I checked in a fix: 
Index: SslRedirectAction.java
===================================================================
--- SslRedirectAction.java      (revision 584054)
+++ SslRedirectAction.java      (working copy)
@@ -74,7 +74,7 @@
                 PolicyManager policyManager = accessController.getPolicyManager();
                 Policy policy =
policyManager.getPolicy(accessController.getAccreditableManager(),
                         url);
-                if (policy.isSSLProtected()) {
+                if (policy.isSSLProtected() &&
!request.getScheme().equals("https")) {
                     Session session = RepositoryUtil.getSession(this.manager,
request);
                     LinkRewriter rewriter = new
OutgoingLinkRewriter(this.manager, session, url,
                             false, true, false);

assuming that if the scheme is already https there is no need to redirect again.
 Maybe someone has a better solution for that problem. 

BTW I am not sure what happend if we use mod_proxy on a frontend apache server
which does not redirect to tomcat using https??
Comment 1 Andreas Hartmann 2007-10-26 06:07:57 UTC
(In reply to comment #0)

> +                if (policy.isSSLProtected() &&
> !request.getScheme().equals("https")) {

Maybe we could use request.isSecure()?

> BTW I am not sure what happend if we use mod_proxy on a frontend apache server
> which does not redirect to tomcat using https??

I guess then the redirect will fail. It should work with mod_proxy_ajp though.
I'll give it a try.
Comment 2 Andreas Hartmann 2007-10-26 06:09:54 UTC
(In reply to comment #1)
> (In reply to comment #0)

> > BTW I am not sure what happend if we use mod_proxy on a frontend apache server
> > which does not redirect to tomcat using https??
> 
> I guess then the redirect will fail.

That was bad wording, what I meant was that Lenya won't be informed that the
https protocol is used, and the redirect won't be issued. A workaround might be
to use a "isSecure" session attribute or something like that.

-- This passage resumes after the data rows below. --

template <int D>
__global__ __launch_bounds__(256) __attribute__((amdgpu_waves_per_eu(4))) void tt_user_kernel(
    const float* __restrict__ user_table, const float* __restrict__ item_table,
    const int32_t* __restrict__ uid, const int32_t* __restrict__ hist,
    const int32_t* __restrict__ hist_len, int64_t n, int T, const float* __restrict__ w0,
    const float* __restrict__ b0, int h0, const float* __restrict__ w1,
    const float* __restrict__ b1, int h1, float* __restrict__ out) {
    static_assert(D % 2 == 0 && D >= 16 && D <= 64 && (D & (D - 1)) == 0, "tt_user_kernel: D in {16, 32, 64}");
    extern __shared__ __attribute__((aligned(16))) float lds[];
    const int S0 = 2 * D + 4, h0p = (h0 + 3) & ~3, S1 = h0p + 4, h1p = (h1 + 3) & ~3;
    float* sw0 = lds;
    float* sb0 = sw0 + h0 * S0;
    float* sw1 = sb0 + h0p;
    float* sb1 = sw1 + h1 * S1;
    float* sx = sb1 + h1p + (threadIdx.x >> 6) * (2 * D + 128);
    for (int i = threadIdx.x; i < h0 * 2 * D; i += blockDim.x) sw0[(i / (2 * D)) * S0 + i % (2 * D)] = w0[i];
    for (int i = threadIdx.x; i < h0; i += blockDim.x) sb0[i] = b0[i];
    for (int i = threadIdx.x; i < h1 * h0; i += blockDim.x) sw1[(i / h0) * S1 + i % h0] = w1[i];
    for (int i = threadIdx.x; i < h1; i += blockDim.x) sb1[i] = b1[i];
    __syncthreads();

    constexpr int P = WAVE / D;
    constexpr int CH = 8;
    const int lane = threadIdx.x & 63, wave = threadIdx.x >> 6;
    const int d = lane % D, ph = lane / D;
    const int64_t wstride = (int64_t)gridDim.x * 4;
    auto meta = [&](int64_t uu, int& len, int32_t& uidv, int32_t& hv) {
        const bool ok = uu < n;
        len = ok ? hist_len[uu] : 0;
        uidv = ok ? uid[uu] : 0;
        hv = ok && lane < T ? hist[uu * T + lane] : 0;
    };
    int64_t u = (int64_t)blockIdx.x * 4 + wave;
    int len, uidv;
    int32_t hv;
    meta(u, len, uidv, hv);
    float pout = 0.0f;
    int64_t pu = -1;
    for (; u < n; u += wstride) {
        int nlen, nuid;
        int32_t nhv;
        meta(u + wstride, nlen, nuid, nhv);
        const float xu = user_table[(int64_t)uidv * D + d];
        float sum = 0.0f;
        const int nit = (len + P - 1) / P;
        for (int i0 = 0; i0 < nit; i0 += CH) {
            float v[CH];
#pragma unroll
            for (int e = 0; e < CH; ++e) {
                const int t = ph + P * (i0 + e);
                const int32_t r = __shfl(hv, t < T ? t : 0, WAVE);
                v[e] = item_table[(int64_t)(t < len ? r : 0) * D + d];
            }
            if (i0 == 0 && pu >= 0) {
                if (lane < h1) out[pu * h1 + lane] = pout;
                pu = -1;
            }
#pragma unroll
            for (int e = 0; e < CH; ++e)
                if (ph + P * (i0 + e) < len) sum += v[e];
        }
#pragma unroll
        for (int off = D; off < WAVE; off <<= 1) sum += __shfl_xor(sum, off, WAVE);
        const float xm = sum / ((float)len + 1e-8f);
        if (lane < D) {
            sx[lane] = xu;
            sx[D + lane] = xm;
        }
        __builtin_amdgcn_wave_barrier();
        float y0 = 0.0f, y1 = 0.0f;
        {
#pragma clang fp contract(off)
            float z0 = lane < h0 ? sb0[lane] : 0.0f;
            float z1 = lane + WAVE < h0 ? sb0[lane + WAVE] : 0.0f;
            const float* wr0 = sw0 + (lane < h0 ? lane : 0) * S0;
            const float* wr1 = sw0 + (lane + WAVE < h0 ? lane + WAVE : 0) * S0;
            if (h0 > WAVE) {
#pragma unroll 2
                for (int q = 0; q < 2 * D; q += 4) {
                    const float4 xq = *reinterpret_cast<const float4*>(sx + q);
                    const float4 a = *reinterpret_cast<const float4*>(wr0 + q);
                    const float4 b = *reinterpret_cast<const float4*>(wr1 + q);
                    z0 += a.x * xq.x;
                    z0 += a.y * xq.y;
                    z0 += a.z * xq.z;
                    z0 += a.w * xq.w;
                    z1 += b.x * xq.x;
                    z1 += b.y * xq.y;
                    z1 += b.z * xq.z;
                    z1 += b.w * xq.w;
                }
            } else {
#pragma unroll 2
                for (int q = 0; q < 2 * D; q += 4) {
                    const float4 xq = *reinterpret_cast<const float4*>(sx + q);
                    const float4 a = *reinterpret_cast<const float4*>(wr0 + q);
                    z0 += a.x * xq.x;
                    z0 += a.y * xq.y;
                    z0 += a.z * xq.z;
                    z0 += a.w * xq.w;
                }
            }
            y0 = fmaxf(z0, 0.0f);
            y1 = fmaxf(z1, 0.0f);
        }
        float* sy = sx + 2 * D;
        if (lane < h0) sy[lane] = y0;
        if (lane + WAVE < h0) sy[lane + WAVE] = y1;
        __builtin_amdgcn_wave_barrier();
        float v = 0.0f;
        {
#pragma clang fp contract(off)
            float z = lane < h1 ? sb1[lane] : 0.0f;
            const float* wr = sw1 + (lane < h1 ? lane : 0) * S1;
            int q = 0;
            for (; q + 4 <= h0; q += 4) {
                const float4 yq = *reinterpret_cast<const float4*>(sy + q);
                const float4 a = *reinterpret_cast<const float4*>(wr + q);
                z += a.x * yq.x;
                z += a.y * yq.y;
                z += a.z * yq.z;
                z += a.w * yq.w;
            }
            for (; q < h0; ++q) z += wr[q] * sy[q];
            v = lane < h1 ? fmaxf(z, 0.0f) : 0.0f;
        }
        __builtin_amdgcn_wave_barrier();
        const float nn = sqrtf(wave_sum_f32(v * v));
        v = v / fmaxf(nn, 1e-12f);
        float n2 = sqrtf(wave_sum_f32(v * v));
        if (n2 == 0.0f) n2 = 1.0f;
        if (pu >= 0 && lane < h1) out[pu * h1 + lane] = pout;
        pout = v / n2;
        pu = u;
        len = nlen;
        uidv = nuid;
        hv = nhv;
    }
    if (pu >= 0 && lane < h1) out[pu * h1 + lane] = pout;
}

Comment 3 Andreas Hartmann 2007-10-26 06:40:37 UTC
(In reply to comment #1)
> (In reply to comment #0)
> 
> > +                if (policy.isSSLProtected() &&
> > !request.getScheme().equals("https")) {
> 
> Maybe we could use request.isSecure()?

Done, it works with mod_proxy_ajp.

Can we close this issue?
Comment 4 jann forrer 2007-10-26 07:17:43 UTC
if you want to use mod_proxy instead than you have to proxy via https like: 

 ProxyRequests Off
 RewriteEngine On
 SSLProxyEngine On
 .....
 .....
 RewriteRule  ^/(.*) https://localhost:8443/lenya/unitemplate/live/$1  [P]
 ProxyPassReverse  / https://localhost:8443/

BTW a session attribute is not enought. That works only the first time a user
tries to access a ssl-page. If he tries to access another ssl-page via http the
session attribute is set and he could access the site via http :-( 

Shall we leve the bug open until we have the documentation ready?
Comment 5 Andreas Hartmann 2007-10-26 07:36:12 UTC
(In reply to comment #4)
> if you want to use mod_proxy instead than you have to proxy via https like: 
> 
>  ProxyRequests Off
>  RewriteEngine On
>  SSLProxyEngine On
>  .....
>  .....
>  RewriteRule  ^/(.*) https://localhost:8443/lenya/unitemplate/live/$1  [P]
>  ProxyPassReverse  / https://localhost:8443/
> 
> BTW a session attribute is not enought. That works only the first time a user
> tries to access a ssl-page. If he tries to access another ssl-page via http the
> session attribute is set and he could access the site via http :-(

You're right, this wouldn't help. Is there any way to achieve this behaviour
with plain mod_proxy?

> Shall we leve the bug open until we have the documentation ready?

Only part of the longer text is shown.